Batch Normalization Decomposed
Ido Nachum, Marco Bondaschi, Michael Gastpar, Anatoly Khina
TL;DR
This work investigates Batch Normalization beyond the RS component by analyzing recentering (RC) and non-linearity (NL) effects on initialization geometry. Using a simplified indicative model and a suite of theorems, it reveals that RC+ReLU drives the batch to a two-cluster geometry with a single orthogonal outlier, and it proves rank growth under random ReLU layers, as well as invariant representations under RC+NL with random weights. The results formalize observed clustering and angular behavior and provide stability guarantees for random architectures, offering insights into BN initialization and potential sparse, orthogonal representations. Overall, the paper advances understanding of BN-induced representation geometry and informs initialization and architectural choices to improve learning dynamics.
Abstract
\emph{Batch normalization} is a successful building block of neural network architectures. Yet, it is not well understood.

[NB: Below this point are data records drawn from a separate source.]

# wwang2/CoarseGrainingVAE

Measured on AMD Instinct MI355X. Metric: train_step_frames_per_sec, higher is better.
Workload: dtype f32

## Files before the change

coarsegrainingvae_amd/_lib.py:

```python
from __future__ import annotations

import ctypes as C
import os
import re
import threading

import torch

from . import ktimer

_PKG = os.path.dirname(os.path.abspath(__file__))
LIB_PATH = os.environ.get("CGV_LIB") or os.path.join(_PKG, "libcgvae_hip.so")
HEADER_PATH = os.path.join(os.path.dirname(_PKG), "include", "cgvae_hip.h")

_lock = threading.Lock()
_lib = None

_p, _i, _f, _sz = C.c_void_p, C.c_int, C.c_float, C.c_size_t

PROTOTYPES = {
    "cgv_version": (_i, []),
    "cgv_last_error_string": (C.c_char_p, []),
    "cgv_timestamp": (_i, [_p, _p]),
    "cgv_timestamp_hz": (_i, []),
    "cgv_sustained_clock_probe": (_i, [_p, _p, _i, _i, _p]),
    "cgv_set_option": (_i, [_i, _i]),
    "cgv_get_option": (_i, [_i]),
    "cgv_reset_options": (_i, []),
    "cgv_rbf_supported": (_i, [_i]),
    "cgv_geom_stride": (_i, [_i]),
    "cgv_geom_unit_offset": (_i, [_i]),
    "cgv_radius_graph_count": (_i, [_p, _p, _i, _i, _f, _i, _p, _p, _p]),
    "cgv_radius_graph_emit": (_i, [_p, _p, _i, _i, _f, _i, _p, _p, _p]),
    "cgv_csr_workspace_bytes": (_sz, [_i]),
    "cgv_csr_build": (_i, [_p, _p, _i, _i, _i, _i, _p, _p, _p, _p, _p, _p, _p, _p, _p, _sz, _p]),
    "cgv_group_plan_workspace_bytes": (_sz, [_i]),
    "cgv_group_plan_build": (_i, [_p, _p, _p, _i, _i, _i, _i, _p, _p, _p, _p, _p, _sz, _p]),
    "cgv_group_plan_radix_workspace_bytes": (_sz, [_i]),
    "cgv_group_plan_build_radix": (_i, [_p, _p, _i, _i, _i, _i, _p, _p, _p, _p, _p, _sz, _p]),
    "cgv_geom_group_stride": (_i, [_i]),
    "cgv_geom_group_unit_offset": (_i, [_i]),
    "cgv_edge_geometry_grouped": (_i, [_p, _p, _p, _p, _p, _i, _i, _f, _p, _p, _p]),
    "cgv_edge_geometry": (_i, [_p, _p, _p, _p, _p, _p, _i, _i, _f, _p, _p, _p]),
    "cgv_plan_jobs_max": (_i, []),
    "cgv_plan_job_bytes": (_i, []),
    "cgv_plan_jobs_build": (_i, [_p, _i, _p]),
    "cgv_geom_jobs_max": (_i, []),
    "cgv_geom_job_bytes": (_i, []),
    "cgv_geom_jobs_build": (_i, [_p, _i, _p]),
    "cgv_segment_reduce": (_i, [_p, _p, _p, _i, _i, _i, _p, _p]),
    "cgv_embedding_rows": (_i, [_p, _p, _i, _i, _i, _i, _p, _p]),
    "cgv_embedding_rows2": (_i, [_p, _p, _i, _i, _i, _p, _p, _p, _i, _i, _i, _p, _i, _p]),
    "cgv_segment_reduce_pair": (_i, [_p, _p, _p, _i, _p, _p, _p, _p, _i, _p, _i, _p]),
    "cgv_segment_broadcast": (_i, [_p, _p, _p, _i, _i, _i, _p, _p]),
    "cgv_equi_msg_fwd": (_i, [_p, _p, _p, _p, _p, _p, _p, _p, _p, _i, _i, _i, _i, C.c_int64, C.c_int64, _p, _p, _p]),
    "cgv_equi_msg_grouped_supported": (_i, [_i, _i, _i]),
    "cgv_equi_msg_fwd_grouped": (_i, [_p] * 9 + [_i, _i, _i, _i, C.c_int64, C.c_int64, _p, _p, _p]),
    "cgv_equi_msg_bwd_workspace_bytes": (_sz, [_i, _i, _i]),
    "cgv_equi_msg_bwd": (_i, [_p] * 13 + [_i, _i, _i, C.c_int64, C.c_int64, _p, _sz, _p]),
    "cgv_pseudo_msg_fwd": (_i, [_p] * 14 + [_i, _i, _i, _i, _p]),
    "cgv_pseudo_msg_fwd_rows": (_i, [_p] * 15 + [_i, _i, _i, _i, C.c_int64, _p]),
    "cgv_pseudo_msg_bwd_workspace_bytes": (_sz, [_i, _i, _i]),
    "cgv_pseudo_msg_bwd": (_i, [_p] * 24 + [_i, _i, _i, _i, C.c_int64, _p, _sz, _p]),
    "cgv_pseudo_msg_bwd_deferred": (_i, [_p] * 22 + [_i, _i, _i, _i, C.c_int64, _p, _sz, _p, _p]),
    "cgv_update_rows_from_vec": (_i, [_p, _p, _i, _i, _p]),
    "cgv_tile_bwd_input_plan": (_i, [_i, _i, _i, _i, _p, _p]),
    "cgv_tile_linear_bwd_input_norm_stack": (_i, [_p, _p, _p, _i, _i, _i, _i, _p, _p, _p, _p, _p, _i, _i, _p]),
    "cgv_update_vec_from_rows": (_i, [_p, _p, _p, _i, _i, _p]),
    "cgv_update_norm_stack_fwd": (_i, [_p, _p, _p, _i, _i, _i, _p]),
    "cgv_update_norm_stack_bwd": (_i, [_p, _p, _p, _p, _p, _p, _i, _i, _i, _i, _p]),
    "cgv_update_gate_fwd": (_i, [_p, _p, _p, _p, _p, _p, _p, _i, _i, _i, _p]),
    "cgv_update_gate_bwd": (_i, [_p, _p, _p, _p, _p, _p, _p, _p, _i, _i, _i, _p]),
    "cgv_skinny_max_rows": (_i, []),
    "cgv_skinny_supported": (_i, [_i, _i, _i]),
    "cgv_skinny_fwd_supported": (_i, [_i, _i, _i]),
    "cgv_skinny_linear_fwd": (_i, [_p, _p, _p, _p, _p, _i, _i, _i, _i, _p]),
    "cgv_skinny_bwd_input_supported": (_i, [_i, _i, _i]),
    "cgv_skinny_bwd_input_workspace_bytes": (_sz, [_i, _i, _i]),
    "cgv_skinny_linear_bwd_input": (_i, [_p, _p, _p, _p, _i, _i, _i, _i, _p, _sz, _p]),
    "cgv_decoder_layer_supported": (_i, [_i, _i, _i]),
    "cgv_decoder_slice_floats": (C.c_int64, [_i, _i]),
    "cgv_batch_load_rows": (_i, [_p, _p, _p, _i, _p, _p, _p, _i, _p]),
    "cgv_reparam_sample": (_i, [_p, _p, _p, _p, C.c_int64, _p, _p]),
    "cgv_reparam_bwd": (_i, [_p, _p, _p, _p, _p, _p, C.c_int64, _p]),
    "cgv_pair_linear_fwd": (_i, [_p] * 10 + [_i] * 5 + [_p]),
    "cgv_equi_msg_bwd_deferred": (_i, [_p] * 11 + [_i, _i, _i, C.c_int64, C.c_int64, _p, C.c_size_t, _p, _p, _p]),
    "cgv_filter_reduce_jobs_max": (_i, []),
    "cgv_filter_reduce_job_bytes": (_i, []),
    "cgv_filter_reduce_jobs": (_i, [_p, _i, _p]),
    "cgv_pair_linear_bwd_input": (_i, [_p] * 6 + [_i, _i, _p, _p, _i, _i, _i, _p, C.c_size_t, _p]),
    "cgv_loss_tail_supported": (_i, [_i, _i, _i, _i]),
    "cgv_loss_tail_workspace_bytes": (_sz, [_i]),
    "cgv_loss_tail": (_i, [_p] * 12 + [_i, _i, _i, _i, _i, _f, _f] + [_p] * 9 + [_p, _sz, _p]),
    "cgv_multi_linear_max": (_i, []),
    "cgv_multi_linear_fwd": (_i, [_i] + [_p] * 6 + [_i, _i, _i, _p]),
    "cgv_multi_linear_bwd_input": (_i, [_i, _i] + [_p] * 5 + [_i, _i, _i, _p, C.c_size_t, _p]),
    "cgv_decoder_max_edges": (_i, []),
    "cgv_decoder_block_channels": (_i, [_i]),
    "cgv_decoder_debug_clock": (_i, [_p]),
    "cgv_decoder_msg_fwd": (_i, [_p] * 18 + [_i, _i, _i, _i, _p]),
    "cgv_decoder_dense_fwd": (_i, [_p, _p, _p, _p, _p, _i, _i, _i, _i, _p]),
    "cgv_prior_msg_fwd": (_i, [_p] * 13 + [_i, _i, _i, _i, _i, _p]),
    "cgv_prior_msg_bwd": (_i, [_p] * 8 + [_i, C.c_int64] + [_p] * 6 + [C.c_int64, _i, _i, _i, _i, _p]),
    "cgv_decoder_uv_fwd": (_i, [_p, _p, _p, _p, _i, _i, _p]),
    "cgv_decoder_gate_fwd": (_i, [_p] * 9 + [_i, _i, _p]),
    "cgv_decoder_gate_bwd": (_i, [_p, _p, _p, _p, _i, C.c_int64, _p, _p, _p, _p, _p, _p, C.c_int64, _i, _i, _p]),
    "cgv_decoder_dense_bwd": (_i, [_p, _i, C.c_int64, _p, _i, _p, _p, _p, C.c_int64, _i, _i, _i, _p]),
    "cgv_decoder_uv_bwd": (_i, [_p, _i, C.c_int64, _p, _p, _p, _p, _p, _p, _p, _p, C.c_int64, _i, _i, _p]),
    "cgv_decoder_msg_bwd": (_i, [_p] * 15 + [_p, _i, C.c_int64, _p, _p, _p] + [_p] * 8 + [C.c_int64, _i, _i, _i, _i, _p]),
    "cgv_decoder_slices_to_dense": (_i, [_p, _p, _i, C.c_int64, _p, _i, _i, _p]),
    "cgv_dense_grad_prepare": (_i, [_p, _p, _p, _p, _i, _i, _i, _i, _p]),
    "cgv_tile_supported": (_i, [_i, _i, _i]),
    "cgv_tile_linear_fwd": (_i, [_p, _p, _p, _p, _p, _i, _i, _i, _i, _p]),
    "cgv_tile_linear_bwd_input": (_i, [_p, _p, _p, _i, _i, _i, _p]),
    "cgv_tile_linear_bwd_input_act": (_i, [_p, _p, _p, _p, _i, _i, _i, _i, _p]),
    "cgv_tile_linear_bwd_input_act_add": (_i, [_p, _p, _p, _p, _p, _i, _i, _i, _i, _p]),
    "cgv_tile_linear_bwd_input_act_add_bcast": (_i, [_p] * 7 + [_i, _p, _i, _i, _i, _i, _p]),
    "cgv_tile_pair_supported": (_i, [_i, _i, _i]),
    "cgv_tile_pair_linear_fwd": (_i, [_p] * 10 + [_i, _i, _i, _i, _i, _p]),
    "cgv_tile_pair_linear_bwd_input": (_i, [_p] * 10 + [_i, _i, _i, _i, _i, _p]),
    "cgv_tile_linear_bwd_input_out": (_i, [_p] * 5 + [_i, _i, _i, _i, _p, _i, _p]),
    "cgv_tile_bwd_input_split": (_i, [_p, _sz, _p]),
    "cgv_tile_pair_linear_bwd_input_out": (_i, [_p] * 10 + [_i, _i, _i, _i, _i, _p, _i, _p, _i, _p]),
    "cgv_tile_linear_bwd_input_sum2": (_i, [_p] * 10 + [_i, _p, _i, _i, _i, _i, _i, _p]),
    "cgv_segment_reduce2": (_i, [_p, _i, _p, _p, _i, _p, _p, _p, _i, _i, _p]),
    "cgv_skinny_linear_bwd_input_add": (_i, [_p, _p, _p, _p, _p, _i, _i, _i, _i, _p, _sz, _p]),
    "cgv_skinny_linear_bwd_input_out": (_i, [_p] * 5 + [_i, _i, _i, _i, _p, _i, _p, _sz, _p]),
    "cgv_tile_linear_wgrad": (_i, [_p, _p, _p, _i, _i, _i, _i, _p]),
    "cgv_wgrad_record_bytes": (_i, []),
    "cgv_wgrad_plan": (_i, [_i, _i, _i, _p, _p, _p]),
    "cgv_wgrad_lds_floats": (_i, [_i, _i]),
    "cgv_grouped_wgrad": (_i, [_p, _i, _i, _i, _p]),
    "cgv_wgrad_gathered_plan": (_i, [_i, _i, _i, _i, _p, _p]),
    "cgv_grouped_wgrad_gathered": (_i, [_p, _i, _i, _p]),
    "cgv_wgrad_gathered_plan_tile": (_i, [_i, _i, _i, _i, _i, _p, _p]),
    "cgv_grouped_wgrad_gathered_tile": (_i, [_p, _i, _i, _i, _p]),
    "cgv_grouped_wgrad_split": (_i, [_p, _i, _i, _p]),
    "cgv_grouped_wgrad_gathered_sumsq": (_i, [_p, _i, _i, _p, _p, _p]),
    "cgv_grouped_wgrad_gathered_adam": (_i, [_p, _i, _i, _p, _p, _p, _p, _f, _f, _f, _f, _p, _p]),
    "cgv_wgrad_strip_max_rows": (_i, []),
    "cgv_wgrad_strip_plan": (_i, [_i, _i, _i, _i, _p]),
    "cgv_wgrad_strip_split_max_rows": (_i, []),
    "cgv_wgrad_strip_split_plane_bytes": (_sz, [_i, _i]),
    "cgv_grouped_wgrad_strip_split": (_i, [_p, _i, _i, _i, _i, _p, _sz, _p]),
    "cgv_grouped_wgrad_strip": (_i, [_p, _i, _i, _i, _p]),
    "cgv_grouped_wgrad_strip_sumsq": (_i, [_p, _i, _i, _i, _p, _p, _p]),
    "cgv_grouped_wgrad_strip_adam": (_i, [_p, _i, _i, _i, _p, _p, _p, _p, _f, _f, _f, _f, _p, _p]),
    "cgv_pack_record_bytes": (_i, []),
    "cgv_pack_plan": (_i, [_i, _i, _i, _p]),
    "cgv_pack_operands": (_i, [_p, _i, _i, _p]),
    "cgv_reconstruct_fwd": (_i, [_p, _p, _p, _p, _p, _i, _i, _i, _p, _p]),
    "cgv_reconstruct_bwd": (_i, [_p, _p, _p, _p, _i, _i, _i, _p, _p, _p]),
    "cgv_elbo_workspace_bytes": (_sz, [_i, _i]),
    "cgv_elbo_fwd": (_i, [_p] * 7 + [_i, _i, _i, _i, _f, _f] + [_p] * 7 + [_p, _sz, _p]),
    "cgv_elbo_scale": (_i, [_p, _p, _p, _p, _p, _i, _p, _i, _p]),
    "cgv_optim_state_floats": (_i, []),
    "cgv_optim_partial_floats": (_i, []),
    "cgv_adam_clip_step": (_i, [_p, _p, _p, _p, C.c_int64, _f, _f, _f, _f, _f, _f, _p, _f, _p, _p, _p]),
    "cgv_optim_prepare": (_i, [_p, C.c_int64, _f, _f, _f, _f, _p, _f, _p, _p, _p]),
    "cgv_adam_apply": (_i, [_p, _p, _p, _p, C.c_int64, _f, _f, _f, _f, _p, _p]),
    "cgv_sgd_apply": (_i, [_p, _p, C.c_int64, _f, _p, _p]),
    "cgv_wgrad_gram": (_i, [_p, _i, _i, _p, _p, C.c_size_t, _p]),
    "cgv_wgrad_gram_workspace_bytes": (C.c_size_t, [_i]),
    "cgv_wgrad_gram_mfma": (_i, [_p, _i, _i, _p, _p, C.c_size_t, _p]),
    "cgv_wgrad_gram_mfma_workspace_bytes": (C.c_size_t, [_i, _i]),
    "cgv_wgrad_gram_mfma_max_rows": (_i, []),
    "cgv_rank_update_supported": (_i, [_i, _i, _i]),
    "cgv_optim_prepare_extra": (_i, [_p, C.c_int64, _p, _i, _f, _f, _f, _f, _p, _f, _p, _p, _p]),
    "cgv_grouped_wgrad_adam": (_i, [_p, _i, _i, _i, _p, _p, _p, _p, _f, _f, _f, _f, _p, _p]),
    "cgv_rank_flat_quantum": (_i, []),
    "cgv_rank_flat_plan": (_i, [_i, _i, _i, _i, _p, _p]),
    "cgv_grouped_wgrad_adam_flat": (_i, [_p, _i, _i, _i, _i, _p, _p, _p, _p, _f, _f, _f, _f, _p, _p]),
    "cgv_grouped_wgrad_adam_mixed": (_i, [_p, _i, _i, _i, _i, _i, _i, _p, _p, _p, _p, _f, _f, _f, _f, _p, _p]),
    "cgv_sample_quality_max_classes": (_i, []),
    "cgv_sample_quality": (_i, [_p] * 6 + [_i] * 5 + [_p, _p, _p]),
    "cgv_ensemble_check_max_classes": (_i, []),
    "cgv_ensemble_check_max_samples": (_i, []),
    "cgv_ensemble_check": (_i, [_p] * 7 + [_i] * 6 + [_p, _p, _p]),
    "cgv_internal_hist_max_features": (_i, []),
    "cgv_internal_hist_max_pairs": (_i, []),
    "cgv_internal_hist_max_bins": (_i, []),
    "cgv_internal_hist_max_bins2": (_i, []),
    "cgv_internal_hist_max_atoms": (_i, []),
    "cgv_internal_hist_max_staged_atoms": (_i, []),
    "cgv_internal_hist_feature_tile": (_i, [_i]),
    "cgv_internal_hist_pair_tile": (_i, [_i]),
    "cgv_internal_hist": (_i, [_p] * 4 + [_i] * 6 + [C.c_double] * 2 + [_p] * 3),
    "cgv_internal_values": (_i, [_p] * 3 + [_i] * 3 + [_p] * 3),
    "cgv_kde_max_planes": (_i, []),
    "cgv_kde_max_samples": (_i, []),
    "cgv_kde_max_points": (_i, []),
    "cgv_kde_max_splits": (_i, []),
# ... 21 lines not shown
    "cgv_sasa_max_points": (_i, []),
    "cgv_sasa_max_classes": (_i, []),
    "cgv_sasa_max_structures": (_i, []),
    "cgv_sasa_workspace_bytes": (_sz, [_i, _i, _i]),
    "cgv_sasa_counts": (_i, [_p] * 5 + [_i] * 5 + [_p] * 5 + [_p, _sz, _p]),
    "cgv_cluster_max_structures": (_i, []),
    "cgv_cluster_workspace_bytes": (_sz, [_i, _i]),
    "cgv_cluster_pack": (_i, [_p, _i, _i, _i, _i, _i, C.c_double, _p, _p]),
    "cgv_cluster_gromos": (_i, [_p, _p, _i, _p, _p, _p, _p, _p]),
    "cgv_hbond_max_structures": (_i, []),
    "cgv_hbond_max_hydrogens": (_i, []),
    "cgv_hbond_max_acceptors": (_i, []),
    "cgv_hbond_row_tile": (_i, []),
    "cgv_hbond_chunk": (_i, []),
    "cgv_hbond_workspace_bytes": (_sz, [_i, _i, _i]),
    "cgv_hbond_counts": (_i, [_p] * 6 + [_i, _i, _i, _i, _f, _f] + [_p] * 5 + [_p, _sz, _p]),
    "cgv_lddt_max_atoms": (_i, []),
    "cgv_lddt_max_structures": (_i, []),
    "cgv_lddt_max_references": (_i, []),
    "cgv_lddt_row_tile": (_i, []),
    "cgv_lddt_col_tile": (_i, []),
    "cgv_lddt_chunk": (_i, []),
    "cgv_lddt_workspace_bytes": (_sz, [_i, _i, _i]),
    "cgv_lddt_counts": (_i, [_p] * 7 + [_i] * 4 + [_f] * 6 + [_p] * 3 + [_p, _sz, _p]),
    "cgv_dssp_max_residues": (_i, []),
    "cgv_dssp_max_structures": (_i, []),
    "cgv_dssp_wave_path_max": (_i, []),
    "cgv_dssp_bend_c2": (_f, []),
    "cgv_dssp_assign": (_i, [_p] * 4 + [_i, _i, _i] + [_p] * 5 + [_p]),
    "cgv_pca_max_features": (_i, []),
    "cgv_pca_max_atoms": (_i, []),
    "cgv_pca_max_structures": (_i, []),
    "cgv_pca_max_components": (_i, []),
    "cgv_pca_max_bins2": (_i, []),
    "cgv_pca_moments_splits": (_i, [_i, _i]),
    "cgv_pca_moments_workspace_bytes": (_sz, [_i, _i]),
    "cgv_pca_moments": (_i, [_p] * 4 + [_i] * 3 + [_p] * 3 + [_p, _sz, _p]),
    "cgv_pca_project": (_i, [_p] * 6 + [_i] * 4 + [_p, _i, _i, _i] + [C.c_double] * 4 + [_p] * 3),
    "cgv_pairdist_max_atoms": (_i, []),
    "cgv_pairdist_max_structures": (_i, []),
    "cgv_pairdist_max_classes": (_i, []),
    "cgv_pairdist_max_bins": (_i, []),
    "cgv_pairdist_row_tile": (_i, []),
    "cgv_pairdist_col_tile": (_i, []),
    "cgv_pairdist_chunk": (_i, []),
    "cgv_pairdist_workspace_bytes": (_sz, [_i, _i]),
    "cgv_pairdist_counts": (_i, [_p] * 4 + [_i] * 5 + [_f] * 2 + [_p] * 3 + [_p, _sz, _p]),
    "cgv_dist_moments_max_atoms": (_i, []),
    "cgv_dist_moments_max_structures": (_i, []),
    "cgv_dist_moments_max_total": (_i, []),
    "cgv_dist_moments_row_tile": (_i, []),
    "cgv_dist_moments_col_tile": (_i, []),
    "cgv_dist_moments_chunk": (_i, []),
    "cgv_dist_moments_workspace_bytes": (_sz, [_i, _i]),
    "cgv_dist_moments": (_i, [_p] * 4 + [_i] * 3 + [_p] * 4 + [_p, _sz, _p]),
    "cgv_align_max_atoms": (_i, []),
    "cgv_align_max_structures": (_i, []),
    "cgv_align_wave_fits": (_i, [_i]),
    "cgv_align_workspace_bytes": (_sz, [_i, _i, _i]),
    "cgv_align_accumulate": (_i, [_p] * 3 + [_i] * 4 + [_p] * 6 + [_p, _sz, _p]),
    "cgv_cgae_resident_fits": (_i, [_i, _i, _i]),
    "cgv_cgae_workspace_bytes": (_sz, [_i, _i, _i, _i]),
    "cgv_cgae_steps": (_i, [_i] + [_p] * 7 + [_i, _p, C.c_int64, _i, _i, _i, _i, C.c_int64, _i, _f] + [C.c_double] * 4 +
                       [C.c_uint64, _p, _p, _p, _p, _sz, _p]),
    "cgv_cgae_noise": (_i, [C.c_uint64, C.c_int64, _i, _i, _i, _p, _p]),
    "cgv_newman_resident_fits": (_i, [_i, _i]),
    "cgv_newman_groups": (_i, [_i, _i]),
    "cgv_newman_workspace_bytes": (_sz, [_i, _i, _i, _i]),
    "cgv_newman_betweenness": (_i, [_p] * 4 + [_i] * 4 + [_p, _p, _sz, _p]),
    "cgv_newman_components": (_i, [_p] * 5 + [_i] * 4 + [_p, _p, _p, _sz, _p]),
    "cgv_newman_partition": (_i, [_p] * 8 + [_i] * 6 + [_p, _sz, _p]),
    "cgv_baseline_resident_fits": (_i, [_i, _i, _i, _i]),
    "cgv_baseline_workspace_bytes": (_sz, [_i] * 7),
    "cgv_baseline_steps": (_i, [_i, _i, _i] + [_p] * 4 + [_i, _p, C.c_int64] + [_i] * 5 + [_p, _p, _p, _i, C.c_int64, _i, _f] +
                           [C.c_double] * 4 + [_p, _p, _p, _sz, _p]),
    "cgv_baseline_loss_workspace_bytes": (_sz, [_i, _i, _i]),
    "cgv_baseline_loss": (_i, [_p, _p, _p, _i, _i, _i, _f, _p, _p, _p, _sz, _p]),
}
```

A neural network layer with batch normalization comprises three components that affect the representation induced by the network: \emph{recentering} the mean of the representation to zero, \emph{rescaling} the variance of the representation to one, and finally applying a \emph{non-linearity}. Our work follows the work of Hadi Daneshmand, Amir Joudaki, Francis Bach [NeurIPS~'21], which studied deep \emph{linear} neural networks with only the rescaling stage between layers at initialization. In our work, we present an analysis of the other two key components of networks with batch normalization, namely, the recentering and the non-linearity. When these two components are present, we observe a curious behavior at initialization. Through the layers, the representation of the batch converges to a single cluster except for an odd data point that breaks far away from the cluster in an orthogonal direction. We shed light on this behavior from two perspectives: (1) we analyze the geometrical evolution of a simplified indicative model; (2) we prove a stability result for the aforementioned~configuration.